There’s a phrase you’ve probably seen floating around on social media, particularly when it comes to a connection with an idea, concept, or image: I feel seen. The simple, three-word sentence is often offered as both an exclamation and an aside, as a way of offering solidarity and togetherness. Hilarious memes and quippy explanations often accompany the phrase, rendering the point hard to miss. 

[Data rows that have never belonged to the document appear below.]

@@ -463,6 +475,21 @@
   g.Hin = H; g.Win = W; g.Hout = H; g.Wout = W; g.stride = 1;
   g.W = (const bf16_t*)WP; g.ldw = 4 * C; g.bias = bias; g.out = out; g.zero = (const bf16_t*)zero_page;
   return dfh::gemm_launch(g, (hipStream_t)stream, 0, 0, -1);
+}
+int dfh_conv_up2x_gstat(const void* src, int batch, int H, int W, int C, const void* WP, int N, const float* bias, void* out,
+                        const void* zero_page, int force_tile, float* gstat, int gstat_cpg, int* written, void* stream) {
+  DFH_REQUIRE(src && WP && out && zero_page && gstat && written, "null argument");
+  DFH_REQUIRE(batch > 0 && H > 0 && W > 0 && C > 0 && C % 8 == 0 && N > 0 && N % 8 == 0, "bad shape (C and N multiples of 8)");
+  GemmArgs g; std::memset(&g, 0, sizeof(g));
+  g.M = batch * H * W; g.N = N; g.rows_per_b = H * W; g.out_mode = OUT_BF16; g.ld_out = N;
+  g.conv_src = (const bf16_t*)src; g.conv_c = C; g.ntaps = 4; g.phase2x = 1; g.nbatch = 4; g.w_bs = (long)N * 4 * C;
+  g.Hin = H; g.Win = W; g.Hout = H; g.Wout = W; g.stride = 1;
+  g.W = (const bf16_t*)WP; g.ldw = 4 * C; g.bias = bias; g.out = out; g.zero = (const bf16_t*)zero_page;
+  g.gstat = gstat; g.gstat_cpg = gstat_cpg; g.gstat_hw = 4 * H * W;
+  int rows = 0;
+  const int rc = dfh::gemm_launch(g, (hipStream_t)stream, force_tile, 0, -1, &rows);
+  *written = rows;
+  return rc;
 }
 int dfh_wino_weights(const void* W, int ldw, void* U, int N, int C, int blocked, void* stream) {
   return dfh::wino_weight_launch((const bf16_t*)W, ldw, (bf16_t*)U, N, C, blocked, (hipStream_t)stream);
diff --git a/difashion_amd/csrc/dfh_common.h b/difashion_amd/csrc/dfh_common.h
--- a/difashion_amd/csrc/dfh_common.h
+++ b/difashion_amd/csrc/dfh_common.h
@@ -246,7 +246,7 @@
 enum ProfClass { PC_CONV3 = 0, PC_LINEAR = 1, PC_ATTN = 2, PC_GNORM = 3, PC_LNORM = 4, PC_SPLITK = 5, PC_OTHER = 6,
                  PC_WGRAD = 7, PC_ATTN_BWD = 8, PC_NORM_BWD = 9, PC_OPTIM = 10, PC_LINEAR_FP8 = 11, PC_COUNT = 12 };
 enum CensusId { CK_GEMM_WIDE = 0, CK_GEMM_8WAVE, CK_GEMM_LEAN, CK_GEMM_OTHER, CK_GEMM_ROW, CK_SPLITK, CK_SPLITK_FUSED, CK_GSTAT_WRITTEN,
-                CK_GN_PRE, CK_GN_STATS, CK_GN_SMALL, CK_GN_MID, CK_LAYERNORM, CK_LN_FOLDED, CK_ATTN_X32, CK_ATTN_16, CK_GEMM_FP8,
+                CK_GN_PRE, CK_GN_STATS, CK_GN_SMALL, CK_GN_MID, CK_GN_PRE_CAT, CK_LAYERNORM, CK_LN_FOLDED, CK_ATTN_X32, CK_ATTN_16, CK_GEMM_FP8,
                 CK_TEXT_CACHED, CK_CONV_PHASE, CK_CONV_WINO, CK_GEMM_ROWS_GEGLU, CK_ATTN_FP8, CK_MLP_FUSED, CK_GN_FOLDED, CK_TOKEN_LINEAR, CK_DUP_PREFIX, CK_GEMM_PERSIST,
                 CK_CLIPV_EMBED, CK_CLIPV_LINEAR, CK_CLIPV_LAYERNORM, CK_CLIPV_ATTN, CK_IMGPROC, CK_CLIPH_ATTN, CK_CLIPH_EMBED, CK_COUNT };
 void census(int id);
diff --git a/difashion_amd/csrc/gemm_plan.h b/difashion_amd/csrc/gemm_plan.h
--- a/difashion_amd/csrc/gemm_plan.h
+++ b/difashion_amd/csrc/gemm_plan.h
@@ -28,6 +28,7 @@
   bool batch_big_off;
   bool batch_nmajor_off;
   bool gstat128_off;
+  bool gn_cat_pre;
   bool ws_on, halo_on;
   int persist_mode;
   static GemmKnobs defaults();
diff --git a/difashion_amd/csrc/gemm_plan.hip b/difashion_amd/csrc/gemm_plan.hip
--- a/difashion_amd/csrc/gemm_plan.hip
+++ b/difashion_amd/csrc/gemm_plan.hip
@@ -56,6 +56,7 @@
     k.batch_big_off = is("DFH_BATCH_BIG", '0');
     k.batch_nmajor_off = is("DFH_BATCH_NMAJOR", '0');
     k.gstat128_off = is("DFH_GSTAT128", '0');
+    k.gn_cat_pre = is("DFH_GN_CAT_PRE", '1');
     k.ws_on = is("DFH_GEMM_WS", '1'); k.halo_on = is("DFH_GEMM_HALO", '1'); k.persist_mode = num("DFH_PERSIST", 0);
     return k;
   }();
@@ -216,7 +217,8 @@
   const bool tile = p.kernel == GK_TILE || p.kernel == GK_PERSIST;
   const bool staged = p.split == 1 && a.out_mode == OUT_BF16 && (a.N & 7) == 0 && (a.ld_out & 7) == 0;
   const int gbn = big ? 320 : 160;
-  const bool gst256 = (halo || big || wide1) && a.M % 256 == 0 && gstat_chunks_fit(a.gstat_hw, 256);
+  const bool phase_ok = !a.phase2x || (big && a.rows_per_b % 256 == 0 && a.gstat_hw == 4 * a.rows_per_b);
+  const bool gst256 = (halo || big || wide1) && a.M % 256 == 0 && gstat_chunks_fit(a.gstat_hw, 256) && phase_ok;
   const bool gst128 = !k.gstat128_off && tile && p.tile == kEightWave && staged && a.M % 128 == 0 && gstat_chunks_fit(a.gstat_hw, 128) &&
                       a.nbatch <= 1 && !a.phase2x && a.out2 == nullptr;
   const bool gst_ok = a.gstat && (gst256 || gst128) && a.gstat_cpg > 0 && gbn % a.gstat_cpg == 0 && a.N % gbn == 0 &&
@@ -273,7 +275,7 @@
     PLAN_REQUIRE(((a.ntaps == 0 && a.nplain == 1) || (a.phase2x && a.nplain == 0)) && a.out_mode == OUT_BF16 && a.act != ACT_GEGLU &&
                  !a.resid && !a.rowvec && !a.out2 && !a.rowstat && !a.ln_stat && (a.N & 7) == 0 && (a.ld_out & 7) == 0 && f.split <= 1,
                  "batched launch: one plain segment (or the four phase planes of an upsample conv), plain bf16 row-major output, no split-K");
-    a.gstat = nullptr;
+    if (!a.phase2x) a.gstat = nullptr;
     if (f.tile == 0 && !f.deep) tile = (a.N % 160 == 0) ? kEightWave : 4;
   }
   PLAN_REQUIRE(!a.phase2x || (a.nbatch == 4 && a.ntaps == 4 && a.stride == 1 && a.ups == 0 && !a.pad0 && a.Hin == a.Hout && a.Win == a.Wout &&
diff --git a/difashion_amd/csrc/gemm_wide_epilogue.h b/difashion_amd/csrc/gemm_wide_epilogue.h
--- a/difashion_amd/csrc/gemm_wide_epilogue.h
+++ b/difashion_amd/csrc/gemm_wide_epilogue.h
@@ -201,7 +201,8 @@
     if (tid < BN / cpg) {
       float ss = 0.f, qq = 0.f;
       for (int c = tid * cpg; c < (tid + 1) * cpg; ++c) { ss += cst[c * 2]; qq += cst[c * 2 + 1]; }
-      const int b = m0 / a.gstat_hw, chunk = (m0 - b * a.gstat_hw) / BM, chunks = a.gstat_hw / BM;
+      const int hw = a.phase2x ? a.gstat_hw / 4 : a.gstat_hw, chunks = a.gstat_hw / BM;
+      const int b = m0 / hw, chunk = (a.phase2x ? (int)blockIdx.y * (hw / BM) : 0) + (m0 - b * hw) / BM;
       const int g = (n0 + tid * cpg) / cpg, G = a.N / cpg;
       float* dst = a.gstat + (((long)b * G + g) * chunks + chunk) * 2;
       dst[0] = ss; dst[1] = qq;
diff --git a/difashion_amd/csrc/norm.h b/difashion_amd/csrc/norm.h
--- a/difashion_amd/csrc/norm.h
+++ b/difashion_amd/csrc/norm.h
@@ -15,7 +15,9 @@
   float* partial;
   float* stats_out;
   const float* pre; int pre_chunks;
+  int pre_u; const float* pre1; int pre1_chunks, pre1_u;
   int C, PL, chunks, pix_per_chunk, apix_per_chunk;
+  const float* rec_p[2]; int rec_chunks[2], rec_u[2], rec_split;
 };
 
 struct GnBwdArgs {
diff --git a/difashion_amd/csrc/norm.hip b/difashion_amd/csrc/norm.hip
--- a/difashion_amd/csrc/norm.hip
+++ b/difashion_amd/csrc/norm.hip
@@ -83,7 +83,7 @@
   float gmr[8], btr[8];
   if (live && !a.out8) { load8f(a.gamma + o * 8, gmr); load8f(a.beta + o * 8, btr); }
   __shared__ float2 run_s[64][8];
-  const float2 sums = gn_chunk_sums(a.partial, a.chunks, a.G, b, blockDim.x >= (unsigned)a.G * 8u, run_s);
+  const float2 sums = gn_record_sums([&](int g) { return gn_group_records(a, b, g); }, a.G, blockDim.x >= (unsigned)a.G * 8u, run_s);
   if (tid < a.G) {
     const float2 mr = gn_mean_rstd(sums, (float)a.HW * (float)cpg, a.eps);
     mean_s[tid] = mr.x;
@@ -378,15 +378,14 @@
 namespace dfh {
 
 namespace {
-enum GnPath { GN_PRODUCER_STATS, GN_ONE_SLAB, GN_GROUP_QUAD, GN_TWO_KERNEL };
+enum GnPath { GN_PRODUCER_STATS, GN_ONE_SLAB, GN_GROUP_QUAD, GN_TWO_KERNEL, GN_CAT_RECORDS };
 struct GnPlan {
   GnPath path;
   int units;
   int gq, ppb, threads;
 };
 
-GnPlan gn_select(const GnArgs& a, const WalkKnobs& knobs) {
-  if (a.pre) return {GN_PRODUCER_STATS, 0, 0, 0, 0};
+GnPlan gn_select_shape(const GnArgs& a, const WalkKnobs& knobs) {
   const int cpg = a.C / a.G, upp = cpg >> 2;
   const long slab = (long)a.HW * upp;
   const bool one_source_per_group = a.C1 == 0 || a.C0 % cpg == 0;
@@ -409,6 +408,45 @@
   }
   return {GN_TWO_KERNEL, 0, 0, 0, 0};
 }
+
+GnPlan gn_select(const GnArgs& a, const WalkKnobs& knobs) {
+  if (a.C1 == 0 && a.pre) return {GN_PRODUCER_STATS, 0, 0, 0, 0};
+  if (a.C1 > 0 && a.pre && a.pre1) return {GN_CAT_RECORDS, 0, 0, 0, 0};
+  const GnPlan shape = gn_select_shape(a, knobs);
+  if (a.C1 > 0 && (a.pre || a.pre1) && shape.path == GN_TWO_KERNEL) return {GN_CAT_RECORDS, 0, 0, 0, 0};
+  return shape;
+}
+
+int gcd_int(int x, int y) { while (y) { const int t = x % y; x = y; y = t; } return x; }
+
+int gn_cat_records(GnArgs& a, const WalkKnobs& knobs, hipStream_t stream) {
+  const int cpg = a.C / a.G;
+  const float* pre[2] = {a.pre, a.pre1};
+  const int chunks[2] = {a.pre_chunks, a.pre1_chunks}, us[2] = {a.pre_u, a.pre1_u}, Cs[2] = {a.C0, a.C1};
+  const bf16_t* srcs[2] = {a.src0, a.src1};
+  a.rec_split = a.C0;
+  for (int i = 0; i < 2; ++i) {
+    if (pre[i]) {
+      DFH_REQUIRE(us[i] > 0 && cpg % us[i] == 0 && a.C0 % us[i] == 0, "producer statistics of a concat: the channels per record must divide (C0 + C1) / G and C0");
+      DFH_REQUIRE(chunks[i] > 0 && chunks[i] <= (int)GN_MAX_CHUNKS, "producer statistics: 1..64 chunks");
+      a.rec_p[i] = pre[i]; a.rec_chunks[i] = chunks[i]; a.rec_u[i] = us[i];
+      continue;
+    }
+    DFH_REQUIRE(a.partial != nullptr, "null pointer");
+    GnArgs s; std::memset(&s, 0, sizeof(s));
+    const int u = gcd_int(cpg, a.C0);
+    s.src0 = srcs[i]; s.C0 = s.C = Cs[i]; s.B = a.B; s.HW = a.HW; s.G = Cs[i] / u; s.partial = a.partial;
+    const int cap = std::max(1, (int)GN_MAX_CHUNKS * a.G / s.G);
+    GnTwoKernel tk{};
+    if (int rc = gn_two_kernel_geometry(s, std::min(knobs.gn_sc, a.B * cap), knobs.gn_ac, &tk)) return rc;
+    DFH_REQUIRE(s.G <= tk.block && s.chunks <= cap, "GroupNorm over a concat: too many statistics records in the source without producer statistics");
+    census(CK_GN_STATS);
+    hipLaunchKernelGGL(gn_stats_kernel, dim3(s.chunks, s.B), dim3(tk.block), tk.lds, stream, s);
+    if (int rc = check_launch("gn_stats_kernel")) return rc;
+    a.rec_p[i] = a.partial; a.rec_chunks[i] = s.chunks; a.rec_u[i] = u;
+  }
+  return 0;
+}
 }
 
 int groupnorm_launch(GnArgs a, hipStream_t stream) {
@@ -419,17 +457,28 @@
   DFH_REQUIRE((a.partial != nullptr || a.pre != nullptr) && (a.out != nullptr || a.out8 != nullptr) && a.src0 != nullptr, "null pointer");
   if (a.out8) DFH_REQUIRE(a.C1 == 0 && !a.silu && a.q_mul > 0.f && !a.stats_out, "e4m3 GroupNorm output: one source, no SiLU, a positive scale");
   DFH_REQUIRE(a.C1 == 0 || a.src1 != nullptr, "second source missing");
-  if (a.pre) DFH_REQUIRE(a.C1 == 0 && a.pre_chunks > 0 && a.pre_chunks <= (int)GN_MAX_CHUNKS, "producer statistics: one source, 1..64 chunks");
+  DFH_REQUIRE(a.C1 > 0 || a.pre1 == nullptr, "producer statistics of a second source without a second source");
+  const int cpg = a.C / a.G;
+  if (a.pre && a.C1 == 0) {
+    DFH_REQUIRE(a.pre_chunks > 0 && a.pre_chunks <= (int)GN_MAX_CHUNKS, "producer statistics: 1..64 chunks");
+    DFH_REQUIRE(a.pre_u == 0 || cpg % a.pre_u == 0, "producer statistics: the channels per record must divide C / G");
+  }
   const WalkKnobs& knobs = WalkKnobs::get();
   const GnPlan plan = gn_select(a, knobs);
   GnTwoKernel tk{};
-  if (plan.path == GN_PRODUCER_STATS || plan.path == GN_TWO_KERNEL)
+  if (plan.path == GN_PRODUCER_STATS || plan.path == GN_TWO_KERNEL || plan.path == GN_CAT_RECORDS)
     if (int rc = gn_two_kernel_geometry(a, knobs.gn_sc, knobs.gn_ac, &tk)) return rc;
   ProfScope ps(PC_GNORM, 0.0, (a.out8 ? 3.0 : 4.0) * a.B * (double)a.HW * a.C, stream);
+  a.rec_split = a.C; a.rec_u[0] = cpg;
   switch (plan.path) {
     case GN_PRODUCER_STATS:
-      a.partial = const_cast<float*>(a.pre); a.chunks = a.pre_chunks;
+      a.rec_p[0] = a.pre; a.rec_chunks[0] = a.pre_chunks;
+      if (a.pre_u) a.rec_u[0] = a.pre_u;
       census(CK_GN_PRE);
+      break;
+    case GN_CAT_RECORDS:
+      if (int rc = gn_cat_records(a, knobs, stream)) return rc;
+      census(CK_GN_PRE_CAT);
       break;
     case GN_ONE_SLAB: {
       const auto kernel = plan.units == 8 ? gn_small_kernel<8> : plan.units == 16 ? gn_small_kernel<16> : gn_small_kernel<32>;
@@ -445,9 +494,11 @@
       return check_launch("gn_mid_kernel");
     }
     case GN_TWO_KERNEL:
+      DFH_REQUIRE(a.partial != nullptr, "null pointer");
       census(CK_GN_STATS);
       hipLaunchKernelGGL(gn_stats_kernel, dim3(a.chunks, a.B), dim3(tk.block), tk.lds, stream, a);
       if (int rc = check_launch("gn_stats_kernel")) return rc;
+      a.rec_p[0] = a.partial; a.rec_chunks[0] = a.chunks;
       break;
   }
   hipLaunchKernelGGL(gn_apply_kernel, dim3(tk.achunks, a.B), dim3(tk.block), 0, stream, a);
diff --git a/difashion_amd/csrc/norm_steps.h b/difashion_amd/csrc/norm_steps.h
--- a/difashion_amd/csrc/norm_steps.h
+++ b/difashion_amd/csrc/norm_steps.h
@@ -13,15 +13,29 @@
   f[0] = lo.x; f[1] = lo.y; f[2] = lo.z; f[3] = lo.w; f[4] = hi.x; f[5] = hi.y; f[6] = hi.z; f[7] = hi.w;
 }
 
-DFH_DEVICE float2 gn_chunk_sums(const float* partial, int chunks, int G, int b, bool wide, float2 (*run_s)[8]) {
+struct GnRecords { const float2* p0; int n0; const float2* p1; int n1; };
+template <class Records>
+DFH_DEVICE float2 gn_record_sums(Records records, int G, bool wide, float2 (*run_s)[8]) {
   const int tid = threadIdx.x;
   if (wide) {
     if (tid < G * 8) {
       const int g = tid >> 3, sub = tid & 7;
-      const int per = (chunks + 7) >> 3, c0 = sub * per, c1 = min(chunks, c0 + per);
-      const float2* src = (const float2*)(partial + ((long)b * G + g) * chunks * 2);
+      const GnRecords r = records(g);
+      const int n = r.n0 + r.n1;
+      const int per = (n + 7) >> 3, c0 = sub * per, c1 = min(n, c0 + per);
       float ss = 0.f, qq = 0.f;
-      for (int c = c0; c < c1; ++c) { const float2 v = src[c]; ss += v.x; qq += v.y; }
+      for (int c = c0; c < c1; c += 4) {
+        float2 v[4];
+#pragma unroll
+        for (int i = 0; i < 4; ++i) {
+          const int k = c + i;
+          v[i] = float2{0.f, 0.f};
+          if (k < c1) v[i] = k < r.n0 ? r.p0[k] : r.p1[k - r.n0];
+        }
+#pragma unroll
+        for (int i = 0; i < 4; ++i)
+          if (c + i < c1) { ss += v[i].x; qq += v[i].y; }
+      }
       run_s[g][sub] = float2{ss, qq};
     }
     __syncthreads();
@@ -32,11 +46,33 @@
 #pragma unroll
       for (int sub = 0; sub < 8; ++sub) { ss += run_s[tid][sub].x; qq += run_s[tid][sub].y; }
     } else {
-      const float2* src = (const float2*)(partial + ((long)b * G + tid) * chunks * 2);
-      for (int c = 0; c < chunks; ++c) { ss += src[c].x; qq += src[c].y; }
+      const GnRecords r = records(tid);
+      for (int c = 0; c < r.n0; ++c) { ss += r.p0[c].x; qq += r.p0[c].y; }
+      for (int c = 0; c < r.n1; ++c) { ss += r.p1[c].x; qq += r.p1[c].y; }
     }
   }
   return float2{ss, qq};
+}
+DFH_DEVICE float2 gn_chunk_sums(const float* partial, int chunks, int G, int b, bool wide, float2 (*run_s)[8]) {
+  return gn_record_sums([&](int g) { return GnRecords{(const float2*)(partial + ((long)b * G + g) * chunks * 2), chunks, nullptr, 0}; },
+                        G, wide, run_s);
+}
+
+template <class Args>
+DFH_DEVICE GnRecords gn_group_records(const Args& a, int b, int g) {
+  const int cpg = a.C / a.G, lo = g * cpg, hi = lo + cpg, mid = min(max(a.rec_split, lo), hi);
+  GnRecords r{nullptr, 0, nullptr, 0};
+  if (mid > lo) {
+    const int u = a.rec_u[0], ch = a.rec_chunks[0];
+    r.p0 = (const float2*)a.rec_p[0] + ((long)b * (a.rec_split / u) + lo / u) * ch;
+    r.n0 = (mid - lo) / u * ch;
+  }
+  if (hi > mid) {
+    const int u = a.rec_u[1], ch = a.rec_chunks[1];
+    r.p1 = (const float2*)a.rec_p[1] + ((long)b * ((a.C - a.rec_split) / u) + (mid - a.rec_split) / u) * ch;
+    r.n1 = (hi - mid) / u * ch;
+  }
+  return r;
 }
 
 DFH_DEVICE float2 gn_mean_rstd(float2 sums, float n, float eps) {
diff --git a/difashion_amd/csrc/unet_walk.hip b/difashion_amd/csrc/unet_walk.hip
--- a/difashion_amd/csrc/unet_walk.hip
+++ b/difashion_amd/csrc/unet_walk.hip
@@ -5,6 +5,7 @@
   int temb_ld = 0;
   float* amax_self = nullptr; const float* amax_cross = nullptr;
   const dfh::WalkKnobs& kn = dfh::WalkKnobs::get();
+  const bool cat_pre = dfh::GemmKnobs::from_env().gn_cat_pre;
 
   int Ba;
   Run(dfh_unet* u_, int B_, hipStream_t s_, bool dry_) : WalkBase(*u_, u_->cfg.norm_num_groups, B_, s_, dry_), u(u_), Ba(B_) {}
@@ -18,18 +19,25 @@
     }
   }
   void dup_images(Tensor& t, int n) {
-    t.gst = nullptr;
+    if (t.gst && cat_pre) dup_bytes(const_cast<float*>(t.gst), (size_t)(t.C / t.gst_cpg) * t.gst_chunks * 2 * sizeof(float), n);
+    else t.gst = nullptr;
     dup_bytes(t.p, (size_t)t.H * t.W * t.C * 2, n);
   }
-
-  void gemm(GemmArgs g, Tensor* o = nullptr, Bump* bump = nullptr, int* rs_bn = nullptr) {
+  int cat_u(int C0, int C1) const {
+    int x = (C0 + C1) / groups, y = C0;
+    while (y) { const int t = x % y; x = y; y = t; }
+    return x;
+  }
+
+  void gemm(GemmArgs g, Tensor* o = nullptr, Bump* bump = nullptr, int* rs_bn = nullptr, int out_u = 0) {
     if (rs_bn) *rs_bn = 0;
     if (rc) return;
     float* gst = nullptr;
     const int G = groups;
     if (o && bump && kn.gn_pre && o->C % G == 0 && (dfh::gstat_chunks_fit(o->H * o->W, 256) || dfh::gstat_chunks_fit(o->H * o->W, 128))) {
-      gst = (float*)bump->alloc((size_t)Ba * G * ((o->H * o->W) / 128) * 2 * sizeof(float));
-      g.gstat = gst; g.gstat_cpg = o->C / G; g.gstat_hw = o->H * o->W;
+      const int recs = out_u > 0 && o->C % out_u == 0 ? std::max(G, o->C / out_u) : G;
+      gst = (float*)bump->alloc((size_t)Ba * recs * ((o->H * o->W) / 128) * 2 * sizeof(float));
+      g.gstat = gst; g.gstat_cpg = (recs > G && cat_pre) ? out_u : o->C / G; g.gstat_hw = o->H * o->W;
     }
     if (!gemm_ready(g)) return;
     int gst_rows = 0;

The singular phrase is a statement, in and of itself, the same sentiment exploded in my mind upon reading Sarah McCammon’s The Exvangelicals: Loving, Living, and Leaving the White Evangelical Church. Equal parts journalistic investigation and personal memoir, McCammon, a National Political Correspondent for NPR and cohost of The NPR Politics Podcast, examines an increasingly relevant subculture of Christianity that begs for closer examination and analysis. After all, those who identify as exvangelicals (or who would be identified as part of the exvangelical movement, even if they wouldn’t use the moniker themselves) no longer find a home in white evangelicalism. But the effects of their upbringing and involvement, particularly when it comes to thinking, being, and doing on the other side of it all, cannot be ignored. 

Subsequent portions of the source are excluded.